Ideally, this should be addressed by the local router.
But most home routers provided by the ISPs do not have this capability.
How to tell if this is the case?
– Run a packet capture on the incoming interface of the FortiGate with port 5060 and the public source IP of the client.
Attempt a call. Stop the capture and open it with a packet analyzer.
What to look for:
A SIP request sent by the user phone, containing SDP data will show SIP/SDP in the 'Protocol field' (ie. INVITE, 200 OK).
The IPv4 header will show:
Src: 10.11.12.13 Dst: 99.98.97.96 (where Src is the public IP of the client calling, Dst is the public IP of the FortiGate)
Expand the SIP part of the packet > “Request line”, “Message Header”, “Message body”
You will focus on the following content:
Header:
Via: 192.168.1.11:5060 <----- This is the local IP of the phone in the private network of the client. This should be the public IP of the client (10.11.12.13).
From: 12345@10.11.12.13 <----- This is OK.

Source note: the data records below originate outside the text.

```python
EXPORTS = [
    "prh_encoder_workspace_bytes", "prh_encoder_gate_recompute", "prh_encoder_forward", "prh_encoder_backward",
    "prh_encoder_bf16_workspace_bytes", "prh_encoder_forward_bf16", "prh_encoder_backward_bf16",
    "prh_linear_bf16_workspace_bytes", "prh_linear_forward_bf16", "prh_linear_backward_bf16",
    "prh_linear_forward_out16", "prh_linear_backward_dy16", "prh_attn_forward_kv16", "prh_attn_backward_kv16",
    "prh_encoder_fused_image_bytes", "prh_encoder_fused_prepare", "prh_encoder_fused_workspace_bytes",
    "prh_encoder_fused_forward",
    "prh_linear_forward_workspace_bytes", "prh_linear_forward", "prh_linear_forward_ex",
    "prh_linear_forward_full", "prh_linear_forward_amax", "prh_operand_absmax_workspace_bytes", "prh_operand_absmax",
    "prh_linear_uses_operand_maxima", "prh_linear_backward_full", "prh_linear_backward_amax", "prh_pos_hidden_forward",
    "prh_pos_hidden_forward_workspace_bytes", "prh_pos_hidden_forward_amax", "prh_pos_hidden_backward_workspace_bytes",
    "prh_pos_hidden_backward", "prh_linear_small_forward", "prh_linear_small_backward_workspace_bytes",
    "prh_linear_small_backward",
    "prh_linear_backward_workspace_bytes", "prh_linear_backward", "prh_linear_backward_ex",
    "prh_mlp_stack_workspace_bytes", "prh_mlp_stack_forward", "prh_mlp_stack_backward",
    "prh_test_gemm_nt", "prh_test_gemm_tn_workspace_bytes", "prh_test_gemm_tn",
    "prh_test_gate_backward_workspace_bytes", "prh_test_gate_backward",
    "prh_test_gemm_tn_side_workspace_bytes", "prh_test_gemm_tn_side", "prh_test_gemm_tn_side_ex", "prh_test_xcc_map",
    "prh_test_reduce_depth", "prh_test_reduce_slabs", "prh_test_reduce_bn_stage1", "prh_test_reduce_partials",
    "prh_test_reduce_ln_param_grad", "prh_test_reduce_pos_hidden_final", "prh_test_reduce_partial_rows_final",
    "prh_test_reduce_act_amax_workspace_bytes", "prh_test_reduce_act_amax",
    "prh_profile_enable", "prh_profile_count", "prh_profile_reset", "prh_profile_read",
    "prh_attn_forward", "prh_attn_backward", "prh_attn_backward_ex",
    "prh_context_workspace_bytes", "prh_context_build",
    "prh_context_ragged_workspace_bytes", "prh_context_ragged_count", "prh_context_ragged_select",
    "prh_line_metrics", "prh_shift_sweep_workspace_bytes", "prh_shift_sweep",
    "prh_shift_sweep_ragged_workspace_bytes", "prh_shift_sweep_ragged",
    "prh_drive_slice_workspace_bytes", "prh_drive_slice_count", "prh_drive_slice_write",
    "prh_drive_clip_workspace_bytes", "prh_drive_clip_count", "prh_drive_clip_write",
    "prh_drive_noise_workspace_bytes", "prh_drive_noise",
    "prh_match_clip_workspace_bytes", "prh_match_clip_count", "prh_match_clip_write",
    "prh_match_costs_workspace_bytes", "prh_match_costs", "prh_match_max_side", "prh_match_assign",
    "prh_bev_bounds_workspace_bytes", "prh_bev_bounds", "prh_bev_raster", "prh_bev_select_workspace_bytes",
    "prh_bev_select", "prh_bev_tone", "prh_bev_colorize", "prh_bev_crop", "prh_bev_tile", "prh_bev_draw_count",
    "prh_bev_draw_workspace_bytes", "prh_bev_draw",
    "prh_view_bounds_workspace_bytes", "prh_view_bounds", "prh_view_clear", "prh_view_max_views", "prh_view_splat",
    "prh_view_lines", "prh_view_resolve",
    "prh_fuse_max_points", "prh_fuse_tile", "prh_fuse_project_workspace_bytes", "prh_fuse_project",
    "prh_fuse_gather_workspace_bytes", "prh_fuse_gather",
    "prh_link_tile", "prh_link_pairs_per_block", "prh_link_pairs_workspace_bytes", "prh_link_pairs_count",
    "prh_link_pairs_write", "prh_link_stats",
    "prh_link_cum", "prh_link_edges_blocks", "prh_link_edges", "prh_link_edges_compact", "prh_link_label_round",
    "prh_link_tree_init", "prh_link_tree_level",
    "prh_support_max_cells", "prh_support_accumulate",
    "prh_ground_max_bins", "prh_ground_bin_workspace_bytes", "prh_ground_bin_count", "prh_ground_bin_write",
    "prh_ground_query",
    "prh_align_tile", "prh_align_max_shifts", "prh_align_select_workspace_bytes", "prh_align_select_count",
    "prh_align_select_write", "prh_align_score",
    "prh_align_max_poses", "prh_align_select_cells_workspace_bytes", "prh_align_select_cells_count",
# ... 298 lines not shown
    lib.prh_add_dropout_layernorm_backward.argtypes = [vp, vp, vp, vp, vp, vp, lg, i, f, C.c_uint, vp, vp, vp, vp,
                                                       vp, C.c_size_t, i, vp]
    lib.prh_l1_loss_workspace_bytes.restype = C.c_size_t
    lib.prh_l1_loss_workspace_bytes.argtypes = []
    lib.prh_l1_loss.restype = i
    lib.prh_l1_loss.argtypes = [vp, vp, i, lg, C.c_double, i, vp, vp, vp, C.c_double, vp, C.c_size_t, i, vp]
    lib.prh_adam_step.restype = i
    lib.prh_adam_step.argtypes = [vp, vp, vp, vp, lg, f, f, f, f, f, i, i, vp]
    lib.prh_cast_perm_bf16.restype = i
    lib.prh_cast_perm_bf16.argtypes = [vp, lg, vp, lg, i, vp]
    lib.prh_posmem_images.restype = i
    lib.prh_posmem_images.argtypes = [vp, lg, vp, vp, vp, vp, vp, lg, lg, vp, vp, i, vp]
    lib.prh_attn_fold_forward.restype = i
    lib.prh_attn_fold_forward.argtypes = [vp, lg, vp, vp, vp, lg, vp, lg, vp, vp, lg, i, i, i, i, C.c_float, i, vp]
    lib.prh_relu_mask_absmax.restype = i
    lib.prh_relu_mask_absmax.argtypes = [vp, vp, vp, lg, f, vp, vp, sz, i, vp]
    lib.prh_set_gemm_mode.restype = i
    lib.prh_set_gemm_mode.argtypes = [i]
    lib.prh_attn_backward_ex.restype = i
    lib.prh_attn_backward_ex.argtypes = [vp, lg, vp, lg, vp, lg, vp, lg, vp, vp, lg, vp, lg, vp, lg, vp, lg,
                                         i, i, i, i, f, f, C.c_uint, vp, i, vp]
    lib.prh_set_dropout_seed_source.restype = i
    lib.prh_set_dropout_seed_source.argtypes = [vp]
    lib.prh_get_gemm_mode.restype = i
    lib.prh_profile_enable.restype = i
    lib.prh_profile_enable.argtypes = [i]
    lib.prh_profile_count.restype = i
    lib.prh_profile_reset.restype = i
    lib.prh_profile_read.restype = i
    lib.prh_profile_read.argtypes = [i, C.c_char_p, i, C.POINTER(C.c_float), C.POINTER(C.c_double),
                                     C.POINTER(C.c_double)]
    lib.prh_test_gemm_nt.restype = i
    lib.prh_test_gemm_nt.argtypes = [vp, vp, vp, i, i, i, vp, sz, i, vp]
    lib.prh_test_gate_backward_workspace_bytes.restype = sz
    lib.prh_test_gate_backward_workspace_bytes.argtypes = [i]
    lib.prh_test_gate_backward.restype = i
    lib.prh_test_gate_backward.argtypes = [vp, i, i, i, i, vp, vp, vp, vp, vp, vp, vp, vp, vp, i, vp, vp, vp, sz, i, vp]
    lib.prh_test_gemm_tn_workspace_bytes.restype = sz
    lib.prh_test_gemm_tn_workspace_bytes.argtypes = [i, i, i]
    lib.prh_test_gemm_tn.restype = i
    lib.prh_test_gemm_tn.argtypes = [vp, vp, vp, vp, i, i, i, vp, sz, i, vp]
    lib.prh_test_gemm_tn_side_workspace_bytes.restype = sz
    lib.prh_test_gemm_tn_side_workspace_bytes.argtypes = [i, i, i]
    lib.prh_test_gemm_tn_side.restype = i
    lib.prh_test_gemm_tn_side.argtypes = [vp, vp, vp, vp, i, i, i, vp, lg, vp, lg, vp, vp, vp, lg, i, i, vp, vp, sz, i, vp]
    lib.prh_test_gemm_tn_side_ex.restype = i
    lib.prh_test_gemm_tn_side_ex.argtypes = [vp, vp, vp, vp, i, i, i, vp, vp, vp, lg, vp, lg, vp, vp, vp, lg, i, i, i,
                                             C.POINTER(i), vp, vp, sz, i, vp]
    lib.prh_test_xcc_map.restype = i
    lib.prh_test_xcc_map.argtypes = [i, i, vp, i, vp]
    if not hasattr(lib, "prh_test_reduce_depth"):
        return lib
    lib.prh_test_reduce_depth.restype = i
    lib.prh_test_reduce_depth.argtypes = [i]
    lib.prh_test_reduce_slabs.restype = i
    lib.prh_test_reduce_slabs.argtypes = [vp, i, i, i, vp, lg, vp, i, vp, i, vp]
    lib.prh_test_reduce_bn_stage1.restype = i
    lib.prh_test_reduce_bn_stage1.argtypes = [vp, vp, i, lg, i, i, i, i, vp, i, vp]
    lib.prh_test_reduce_partials.restype = i
    lib.prh_test_reduce_partials.argtypes = [vp, vp, i, i, vp, vp, i, vp]
    lib.prh_test_reduce_ln_param_grad.restype = i
    lib.prh_test_reduce_ln_param_grad.argtypes = [vp, vp, i, vp, vp, i, vp]
    lib.prh_test_reduce_pos_hidden_final.restype = i
    lib.prh_test_reduce_pos_hidden_final.argtypes = [vp, i, i, vp, vp, i, vp]
    lib.prh_test_reduce_partial_rows_final.restype = i
    lib.prh_test_reduce_partial_rows_final.argtypes = [vp, i, i, vp, i, vp, i, vp]
# ... 80 lines not shown
```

Contact: 12345@192.168.1.11:65432
Body:
(o): ……. IN IP4 192.168.1.11
(c): IN IP4 192.168.1.11
Solution
If the SIP end-point router external to FG network does nor support SIP ALG, use SIP HNT (Hosted NAT traversal) in order to help to complete registration/both way audio.

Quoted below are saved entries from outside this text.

                                         if (bfx > bfy) { float t = bfx; bfx = bfy; bfy = t; }
-                                        r_sMin = f2i(rintf(bfx)); r_sMax = f2i(rintf(bfy));
-                                        r_sideClip = true;
+                                        r_side = span_pack(f2i(rintf(bfx)), f2i(rintf(bfy)));
+                                        sideClip = true;
                                     }
                                     if (r_capKind) {
                                         F3 secA = capOwn ? Np : nN, secB = r_capKind == 1 ? frontTop : frontBottom;
                                         if (clip_near(secA, secB)) {
-                                            r_cMin = f2i(rintf(secA.x / secA.z)); r_cMax = f2i(rintf(secB.x / secB.z));
-                                            if (r_cMin > r_cMax) { int t = r_cMin; r_cMin = r_cMax; r_cMax = t; }
-                                            r_capClip = true;
+                                            const int a = f2i(rintf(secA.x / secA.z)), b = f2i(rintf(secB.x / secB.z));
+                                            r_cap = a > b ? span_pack(b, a) : span_pack(a, b);
+                                            capClip = true;
                                         }
                                     }
                                 }
                             }
+                            __syncwarp(gmask);
                         } else {
                             uint32_t el = 0u;
                             if (hasRun) el = __ldg(colElems + (ITER > 0 ? 1 + k : colRuns - k));
-                            r_ci = (int)(short)(el & 0xffffu); r_len = (int)(short)(el >> 16);
-                            roundInvalid = GBALLOT(hasRun && r_len == 0);
+                            r_el = el;
+                            const int ci = el_ci(el), len = el_len(el);
+                            roundInvalid = GBALLOT(hasRun && len == 0);
                             const uint32_t mineUpToMe = ((2u << gl) - 1u) & ~((1u << myStart) - 1u);
                             const bool valid = hasRun && !(roundInvalid & mineUpToMe);
-                            r_solid = valid && r_ci >= 0;
-                            const int span = valid ? r_len * cScale : 0;
+                            solidRun = valid && ci >= 0;
+                            const int span = valid ? len * cScale : 0;
                             int sum = span;
     #pragma unroll
                             for (int o = 1; o < G; o <<= 1) { int t = __shfl_up_sync(gmask, sum, o, G); if (gl >= o) sum += t; }
@@ -660,11 +685,12 @@
                             else          { r_eMin = (float)(inclCol - span); r_eMax = (float)inclCol; }
 
                             STAMP(5);
-                            const F3 lMinLast = F3{planeBottom.x + planeDir.x * cDl, planeBottom.y + planeDir.y * cDl, planeBottom.z + planeDir.z * cDl};
-                            const F3 lMinNext = F3{planeBottom.x + planeDir.x * cDn, planeBottom.y + planeDir.y * cDn, planeBottom.z + planeDir.z * cDn};
-                            const F3 lMaxLast = F3{planeTop.x + planeDir.x * cDl, planeTop.y + planeDir.y * cDl, planeTop.z + planeDir.z * cDl};
-                            const F3 lMaxNext = F3{planeTop.x + planeDir.x * cDn, planeTop.y + planeDir.y * cDn, planeTop.z + planeDir.z * cDn};
-                            r_sideClip = false; r_capClip = false; r_capKind = 0;
+                            const F3 pB = gs.planeBottom, pT = gs.planeTop, pD = gs.planeDir;
+                            const F3 lMinLast = F3{pB.x + pD.x * cDl, pB.y + pD.y * cDl, pB.z + pD.z * cDl};
+                            const F3 lMinNext = F3{pB.x + pD.x * cDn, pB.y + pD.y * cDn, pB.z + pD.z * cDn};
+                            const F3 lMaxLast = F3{pT.x + pD.x * cDl, pT.y + pD.y * cDl, pT.z + pD.z * cDl};
+                            const F3 lMaxNext = F3{pT.x + pD.x * cDn, pT.y + pD.y * cDn, pT.z + pD.z * cDn};
+                            r_capKind = 0;
                             {
                                 float bfx = 0.0f, bfy = 0.0f, uvAx = 0.0f, uvAy = 0.0f, uvBx = 0.0f, uvBy = 0.0f;
                                 int capIdx = 0;
@@ -672,11 +698,11 @@
                                 const float portionTop = unlerpf(0.0f, worldMaxY, r_eMax);
                                 F3 frontBottom = lerp3(lMinLast, lMaxLast, portionBottom);
                                 F3 frontTop = lerp3(lMinLast, lMaxLast, portionTop);
-                                if (portionTop < cameraPosYNormalized) { r_capKind = 1; capIdx = r_ci; }
-                                else if (portionBottom > cameraPosYNormalized) { r_capKind = 2; capIdx = r_ci + r_len - 1; }
+                                if (portionTop < cameraPosYNormalized) { r_capKind = 1; capIdx = ci; }
+                                else if (portionBottom > cameraPosYNormalized) { r_capKind = 2; capIdx = ci + len - 1; }
                                 uint32_t capColor = 0u;
-                                if (r_capKind && valid && r_ci >= 0) capColor = __ldg(colElems + colRuns + 2 + capIdx);
-                                float uA = (float)r_len, uB = 0.0f;
+                                if (r_capKind && solidRun) capColor = __ldg(colElems + colRuns + 2 + capIdx);
+                                float uA = (float)len, uB = 0.0f;
                                 if (clip_near_u(frontBottom, frontTop, uA, uB)) {
                                     uvAx = 1.0f / frontBottom.z; uvAy = uA / frontBottom.z;
                                     uvBx = 1.0f / frontTop.z;    uvBy = uB / frontTop.z;
@@ -686,28 +712,28 @@
                                         t = uvAx; uvAx = uvBx; uvBx = t;
                                         t = uvAy; uvAy = uvBy; uvBy = t;
                                     }
-                                    r_sMin = f2i(rintf(bfx)); r_sMax = f2i(rintf(bfy));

1) On FortiGate it is necessary to indentify the external interface with the following statement on the interface the packet is received from:
set external enable
2) VIP configuration (in most cases, a VIP is required to open at least port 5060 to the internal network).
There can be cases when the FortiGate simply passes the traffic from one public network to another public network, thus performing only NAT.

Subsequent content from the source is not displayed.